(Collected data)
○ ○ ○

constexpr int PM_SLOTS = 3;
template <typename T, int NT2, bool RES, bool VAL>
__global__ void __launch_bounds__(256, ((RES && !VAL && sizeof(T) == 8 && NT2 == 2) ? 2 : 3)) k_two_layer(SysDev<T> S, const T* __restrict__ Hin, int Kin, const T* __restrict__ W,
                                                   const T* __restrict__ bias, T* __restrict__ Hout, T* __restrict__ PARTM = nullptr) {
    typedef typename Acc4<T>::type acc_t;
    const int w = blockIdx.y, wave = threadIdx.x >> 6, lane = threadIdx.x & 63;
    const int pt = blockIdx.x * 4 + wave, NP = S.NP, Kout = 16 * NT2;
    if (pt * 16 >= NP) return;
    const int lr = lane & 15, lq = lane >> 4;
    const T* Hw = Hin + (size_t)w * Kin * 5 * NP + pt * 16 + lr;
    acc_t acc[NT2][5];
#pragma unroll
    for (int a = 0; a < NT2; ++a)
#pragma unroll
        for (int c = 0; c < 5; ++c) acc[a][c] = acc_t{0, 0, 0, 0};
    constexpr bool KEEP = RES && !VAL && sizeof(T) == 8;
    T bk[KEEP ? 4 * NT2 : 1][5];
    if constexpr (KEEP) {
#pragma unroll
        for (int ks = 0; ks < 4 * NT2; ++ks)
#pragma unroll
            for (int c = 0; c < 5; ++c) bk[ks][c] = Hw[(size_t)((4 * ks + lq) * 5 + c) * NP];
#pragma unroll
        for (int ks = 0; ks < 4 * NT2; ++ks) {
// ... 16 lines not shown
        for (int a = 0; a < NT2; ++a)
#pragma unroll
            for (int c = 0; c < 5; ++c) acc[a][c] = mfma16(av[a], bv[c], acc[a][c]);
    }
    const T rs2 = T(0.70710678118654752440);
    T* Ho = Hout + (size_t)w * Kout * 5 * NP + pt * 16 + lr;
    __shared__ T pm_stage[VAL ? 4 * PM_SLOTS * 16 * NT2 * 5 : 1];
    T* pm_lds = pm_stage + (VAL ? wave * (PM_SLOTS * Kout * 5) : 0);
    bool pm_valid = false, pm_last = false;
    int pm_slot = 0;
    if (VAL && PARTM) {
        const int N = S.N, nch = S.nch;
        auto seg_of = [&](int p) { const int e = p / N, j = p - e * N; return p < N * N ? e * nch + (nch > 1 && j >= S.n_up ? 1 : 0) : -1; };
        const int p = pt * 16 + lr, sg = seg_of(p);
        pm_valid = sg >= 0;
        pm_slot = sg - seg_of(pt * 16);
        pm_last = pm_valid && (lr == 15 || seg_of(p + 1) != sg);
    }
#pragma unroll
    for (int a = 0; a < NT2; ++a)
#pragma unroll
        for (int r = 0; r < 4; ++r) {
            const int n = 16 * a + acc_row<T>(lane, r);
            const T z0 = acc[a][0][r] + bias[n];
            const T y = ds_tanh(z0), d1 = 1 - y * y, d2 = -2 * y * d1;
            const T z1 = acc[a][1][r], z2 = acc[a][2][r], z3 = acc[a][3][r], z4 = acc[a][4][r];
            T o[5] = {y, d1 * z1, d1 * z2, d1 * z3, d1 * z4 + d2 * 2 * (z1 * z1 + z2 * z2 + z3 * z3)};
            if (VAL) {
                o[1] = ds_tanh(z1 + bias[n]); o[2] = ds_tanh(z2 + bias[n]); o[3] = ds_tanh(z3 + bias[n]); o[4] = ds_tanh(z4 + bias[n]);
            }
#pragma unroll
            for (int c = 0; c < 5; ++c) {
                T v = o[c];
                if (RES) v = ((KEEP ? bk[KEEP ? 4 * a + r : 0][c] : Hw[(size_t)(n * 5 + c) * NP]) + v) * rs2;
                if (Hout) Ho[(size_t)(n * 5 + c) * NP] = v;
                if (VAL && PARTM) {
                    const T pre = row16_prefix(pm_valid ? v : T(0));
                    if (pm_last) pm_lds[(pm_slot * Kout + n) * 5 + c] = pre;
                }
            }
        }
    if (VAL && PARTM) {
        __builtin_amdgcn_fence(__ATOMIC_ACQ_REL, "wavefront");
        __builtin_amdgcn_wave_barrier();
        T* pm = PARTM + ((size_t)w * (NP / 16) + pt) * (PM_SLOTS * Kout * 5);
        for (int i = lane; i < PM_SLOTS * Kout * 5; i += 64) pm[i] = pm_lds[i];
    }
}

○ ○ ○

WHAT IS NEEDED ->
Among the lines of the data, identify those with the word "blockIdx". Copy each of them.

COMPLETED TASK ->
    const int w = blockIdx.y, wave = threadIdx.x >> 6, lane = threadIdx.x & 63;
    const int pt = blockIdx.x * 4 + wave, NP = S.NP, Kout = 16 * NT2;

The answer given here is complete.